Üsküdar Üniversitesi ev sahipliğinde düzenlenen “Alzheimer ile Yaşamak” Alzheimer Sempozyumu kapsamında konuşma yapan Üsküdar Üniversitesi Kurucu Rektörü ve Yönetim Üst Kurulu Başkanı Prof. Dr. Tarhan, “Ortalama ömür uzadığı için Alzheimer olma riski arttı.” dedi. Üsküdar Üniversitesi Nöroloji Ana Bilim Dalı Başkanı Prof. Dr.
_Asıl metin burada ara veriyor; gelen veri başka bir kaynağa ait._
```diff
@@ -1994,15 +2013,24 @@
   gs.ptr = d->g; gs.pitch = d->g_pitch; gs.c_off = d->g_coff; gs.chunks = d->g_chunks; gs.n_mod = 0;
   const CUtensorMapSwizzle gswz = NH == 64 ? CU_TENSOR_MAP_SWIZZLE_128B : NH == 32 ? CU_TENSOR_MAP_SWIZZLE_64B : CU_TENSOR_MAP_SWIZZLE_32B;
   bool ok = encode_src_map(&maps.g, gs, d->N, d->OH, d->OW, 8, 8, 1, 0, 0, 1, NH, gswz);
-  for (int i = 0; ok && i < d->nsrc; ++i) ok = encode_src_map(&maps.x[i], d->src[i], d->N, d->H, d->W, Wh, Hh);
+  const int nph = kcol ? 4 : 1;
+  for (int i = 0; ok && i < d->nsrc; ++i)
+    for (int ph = 0; ok && ph < nph; ++ph)
+      ok = encode_src_map(&maps.x[i * nph + ph], d->src[i], d->N, d->H, d->W, Wh, Hh, nph > 1 ? 2 : 1, ph >> 1, ph & 1);
   if (!ok) return cis_set_error(CIS_ERR_CUDA, "cis_conv_wgrad(halo): cuTensorMapEncodeTiled failed / unavailable");
+  maps.nph = nph;
+  if (kcol) {
+    memcpy(maps.kcol, kcol, sizeof(maps.kcol));
+    memcpy(maps.ph_tap, ph_tap, sizeof(maps.ph_tap));
+  }
   dim3 grid(nch64, d->splits, gz);
-  cudaError_t le = launch_pdl(conv_wgrad_halo_kernel<NH, NWG>, grid, dim3(128 * (1 + NWG)), (size_t)smem, st, *d, maps, Wh, Hh, hoy, hox, stage, S);
+  cudaError_t le = launch_pdl(conv_wgrad_halo_kernel<NH, NWG>, grid, dim3(128 * (1 + NWG)), (size_t)smem, st, *d, maps, Wh, Hh, hoy, hox, stage, S,
+                              plane);
   if (le != cudaSuccess) return cis_set_cuda_error(le, "launch(conv_wgrad_halo)");
   return cis_check_launch("conv_wgrad_halo");
 }
 
-static int launch_wgrad_halo(const CisWgrad* d, cudaStream_t st) {
+static int launch_wgrad_halo(const CisWgrad* d, cudaStream_t st, const int16_t* kcol = nullptr, const int32_t* ph_tap = nullptr) {
   if (d->sh != 1 || d->sw != 1) return cis_set_error(CIS_ERR_BAD_ARG, "cis_conv_wgrad(halo): needs a stride-1 layer");
   int chunks = 0;
   for (int i = 0; i < d->nsrc; ++i) chunks += d->src[i].chunks;
@@ -2016,24 +2044,80 @@
     if (d->dh[t] > my) my = d->dh[t];
     if (d->dw[t] > mx) mx = d->dw[t];
   }
-  for (int t = 1; t < d->ntaps; ++t)
+  for (int t = 1; !kcol && t < d->ntaps; ++t)
     if ((d->dh[t] - hoy) * 1024 + (d->dw[t] - hox) <= (d->dh[t - 1] - hoy) * 1024 + (d->dw[t - 1] - hox))
       return cis_set_error(CIS_ERR_BAD_ARG, "cis_conv_wgrad(halo): taps must be listed in increasing row-major order");
   const int Wh = 8 + (mx - hox), Hh = 8 + (my - hoy);
   if (Wh > 256 || Hh > 256) return cis_set_error(CIS_ERR_UNSUPPORTED, "cis_conv_wgrad(halo): tap extent too large");
-  if (d->K_pad < d->ntaps * nch64 * 64) return cis_set_error(CIS_ERR_BAD_ARG, "cis_conv_wgrad(halo): K_pad smaller than taps * 64-channel groups");
+  if (!kcol && d->K_pad < d->ntaps * nch64 * 64) return cis_set_error(CIS_ERR_BAD_ARG, "cis_conv_wgrad(halo): K_pad smaller than taps * 64-channel groups");
   const int nh = d->nh ? d->nh : 64, nwg = d->nwg ? d->nwg : 1;
   if ((nh != 16 && nh != 32 && nh != 64) || nh < (d->Cout > 64 ? 64 : (d->Cout + 15) / 16 * 16) || nwg < 1 || nwg > 2)
     return cis_set_error(CIS_ERR_BAD_ARG, "cis_conv_wgrad(halo): nh must be 16/32/64 and cover Cout (64 above 64), nwg 1 or 2");
-  const int halo_bytes = (Wh * Hh * 128 + 1023) & ~1023;
+  const int plane = (Wh * Hh * 128 + 1023) & ~1023, halo_bytes = (kcol ? 4 : 1) * plane;
   switch (nh * 4 + nwg) {
-    case 16 * 4 + 1: return launch_wgrad_halo_t<16, 1>(d, st, nch64, Wh, Hh, hoy, hox, halo_bytes);
-    case 16 * 4 + 2: return launch_wgrad_halo_t<16, 2>(d, st, nch64, Wh, Hh, hoy, hox, halo_bytes);
-    case 32 * 4 + 1: return launch_wgrad_halo_t<32, 1>(d, st, nch64, Wh, Hh, hoy, hox, halo_bytes);
-    case 32 * 4 + 2: return launch_wgrad_halo_t<32, 2>(d, st, nch64, Wh, Hh, hoy, hox, halo_bytes);
-    case 64 * 4 + 1: return launch_wgrad_halo_t<64, 1>(d, st, nch64, Wh, Hh, hoy, hox, halo_bytes);
-    default: return launch_wgrad_halo_t<64, 2>(d, st, nch64, Wh, Hh, hoy, hox, halo_bytes);
-  }
+    case 16 * 4 + 1: return launch_wgrad_halo_t<16, 1>(d, st, nch64, Wh, Hh, hoy, hox, halo_bytes, plane, kcol, ph_tap);
+    case 16 * 4 + 2: return launch_wgrad_halo_t<16, 2>(d, st, nch64, Wh, Hh, hoy, hox, halo_bytes, plane, kcol, ph_tap);
+    case 32 * 4 + 1: return launch_wgrad_halo_t<32, 1>(d, st, nch64, Wh, Hh, hoy, hox, halo_bytes, plane, kcol, ph_tap);
+    case 32 * 4 + 2: return launch_wgrad_halo_t<32, 2>(d, st, nch64, Wh, Hh, hoy, hox, halo_bytes, plane, kcol, ph_tap);
+    case 64 * 4 + 1: return launch_wgrad_halo_t<64, 1>(d, st, nch64, Wh, Hh, hoy, hox, halo_bytes, plane, kcol, ph_tap);
+    default: return launch_wgrad_halo_t<64, 2>(d, st, nch64, Wh, Hh, hoy, hox, halo_bytes, plane, kcol, ph_tap);
+  }
+}
+
+static bool wgrad_s2_phase_plan(const CisWgrad* g, CisWgrad* h, int16_t* kcol, int32_t* ph_tap) {
+  int chunks = 0;
+  for (int i = 0; i < g->nsrc; ++i) {
+    chunks += g->src[i].chunks;
+    if (i < g->nsrc - 1 && g->src[i].chunks % 8) return false;
+    if (((uintptr_t)g->src[i].ptr + (size_t)g->src[i].c_off * 2) % 16) return false;
+  }
+  const int cin8 = chunks * 8;
+  if (g->tma != 0 || g->sh != 2 || g->sw != 2 || g->nsrc != 1 || (cin8 != 16 && cin8 != 32 && cin8 % 64 != 0) || g->H < 2 || g->W < 2 ||
+      g->K_pad > 32767 || g->ntaps * cin8 > g->K_pad)
+    return false;
+  const int nt = g->ntaps;
+  int order[CIS_MAX_TAPS + 4], bounds[5] = {0, 0, 0, 0, 0}, k = 0;
+  for (int q = 0; q < 4; ++q) {
+    for (int t = 0; t < nt; ++t)
+      if (((g->dh[t] & 1) << 1 | (g->dw[t] & 1)) == q) order[k++] = t;
+    if ((k - bounds[q]) & 1) order[k++] = -1;
+    bounds[q + 1] = k;
+  }
+  if (k > CIS_MAX_TAPS) return false;
+  int hoy = 1 << 20, hox = 1 << 20, my = -(1 << 20), mx = -(1 << 20);
+  for (int t = 0; t < nt; ++t) {
+    hoy = min(hoy, g->dh[t] >> 1);
+    hox = min(hox, g->dw[t] >> 1);
+    my = max(my, g->dh[t] >> 1);
+    mx = max(mx, g->dw[t] >> 1);
+  }
+  const int Wh = 8 + mx - hox, Hh = 8 + my - hoy;
+  const int cout = g->Cout, nh = cout > 64 ? 64 : (cout + 15) / 16 * 16, P = kMaxAccCols / nh, npairs = k / 2;
+  const int nwg = cout > 64 || npairs > P ? 2 : 1;
+  const int plane = (Wh * Hh * 128 + 1023) & ~1023, stage = 4 * plane + (nwg == 2 && cout > 64 ? 2 : 1) * 64 * 2 * nh;
+  if (npairs * nh > 512 || Wh > 256 || Hh > 256 || (200 * 1024) / stage < 2) return false;
+  const long nkb = (long)g->N * ((g->OW + 7) / 8) * ((g->OH + 7) / 8), per = (nkb + g->splits - 1) / g->splits;
+  if ((long)(g->splits - 1) * per >= nkb) return false;
+  const int gz = cout > 64 ? (npairs + P - 1) / P : (npairs + nwg * P - 1) / (nwg * P);
+  if ((long)((cin8 + 63) / 64) * g->splits * gz * 2 < cis_num_sms()) return false;
+  *h = *g;
+  for (int i = 0; i < k; ++i) {
+    const int t = order[i] >= 0 ? order[i] : order[i - 1];
+    h->dh[i] = (int16_t)(g->dh[t] >> 1);
+    h->dw[i] = (int16_t)(g->dw[t] >> 1);
+    kcol[i] = (int16_t)(order[i] >= 0 ? order[i] * cin8 : -1);
+  }
+  for (int i = k; i < CIS_MAX_TAPS; ++i) kcol[i] = -1;
+  h->ntaps = k;
+  h->sh = h->sw = 1;
+  h->tma = 2;
+  h->nh = nh;
+  h->nwg = nwg;
+  for (int q = 0; q < 5; ++q) ph_tap[q] = bounds[q];
+  return true;
+}
+extern "C" int cis_conv_wgrad_s2_phase_plan(const CisWgrad* d, CisWgrad* h, int16_t* kcol, int32_t* ph_tap) {
+  return d && h && kcol && ph_tap && wgrad_s2_phase_plan(d, h, kcol, ph_tap) ? 1 : 0;
 }
 
 extern "C" int cis_conv_wgrad(const CisWgrad* d, cis_stream_t stream) {
@@ -2047,6 +2131,12 @@
     if ((long)(d->splits - 1) * per >= nkb_total) return cis_set_error(CIS_ERR_BAD_ARG, "cis_conv_wgrad: a split would own no reduction block");
   }
   if (d->tma == 2) return launch_wgrad_halo(d, (cudaStream_t)stream);
+  if (!d->tma) {
+    CisWgrad h;
+    int16_t kcol[CIS_MAX_TAPS];
+    int32_t ph_tap[5];
+    if (wgrad_s2_phase_plan(d, &h, kcol, ph_tap)) return launch_wgrad_halo(&h, (cudaStream_t)stream, kcol, ph_tap);
+  }
   static bool attr_set = false;
   if (!attr_set) {
     cudaError_t e = cudaFuncSetAttribute(conv_wgrad_kernel, cudaFuncAttributeMaxDynamicSharedMemorySize, kWSmem);
```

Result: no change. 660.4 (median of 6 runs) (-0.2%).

Tanrıdağ, Alzheimer’da erken başlangıcının temel risk faktörünün genetik olduğunu vurguladı. Alanında uzman isimler sempozyumda, Alzheimer ile ilgili hastalığı tanı, tedavi, hukuki boyutu, bakım veren psikolojisi, rehabilitasyon, dil ve konuşma terapisi ile hemşirelerin rolü gibi birçok konuyu ele aldı.
Üsküdar Üniversitesi Nermin Tarhan Konferans Salonunda yapılan sempozyumun açılış konuşmalarını Üsküdar Üniversitesi Kurucu Rektörü ve Yönetim Üst Kurulu Başkanı, Sempozyum Onursal Başkanı Prof. Dr. Nevzat Tarhan ile Üsküdar Üniversitesi Nöroloji Ana Bilim Dalı Başkanı, Sempozyum Başkanı Prof. Dr. Oğuz Tanrıdağ gerçekleştirdi.
Nevzat Tarhan: “85 yaşında yüzde 50 Alzheimer olma riski var”
Alzheimer hastası aile yakınlarının da katıldığı programda Prof. Dr. Nevzat Tarhan, Alzheimer konusunun 1990’lı yıllardan bu yana daha çok konuşulur olduğunu, çünkü Alzheimer’in insan beynini daha çok anlamaya yarayan bir hastalık olarak nitelendirildiğini dile getirerek, şöyle devam etti:
“Ortalama yaş uzadı, eskiden 40-60 idi, şimdi 80’lere çıktı. Türkiye’de kadınlarda 80’i geçti, erkeklerde 77’ye çıktı. Böyle bir durumda kişinin genetik olarak Alzheimer yatkınlığı varsa ortalama ömür uzadığı için de 85 yaşında yüzde 50 Alzheimer olma riski var. 85 yaşına gelmiş herkesin yüzde 50’sinin Alzheimer tanısı alma ile ilgili kanıtlar var. Ortalama yaş da uzayınca, bir insan daha önce erken yaşta öldüğü için Alzheimer olmadan ölebiliyordu. Şimdi ortalama yaş uzadı. 80’e, 90’a çıktı. Hatta 100’ü geçenler var.”
Alzheimer’in önemi arttı
Hayatın son zamanlarını iyi geçirip geçirmeme kaygısının insanlarda oluştuğunu da ifade eden Prof. Dr. Tarhan, “Ortalama ömür uzadığı için Alzheimer olma riski arttı. Alzheimer’in önemi de arttı. Bu konuda yaşlı bakımıyla ilgili maliyet artışı da oldu.” dedi.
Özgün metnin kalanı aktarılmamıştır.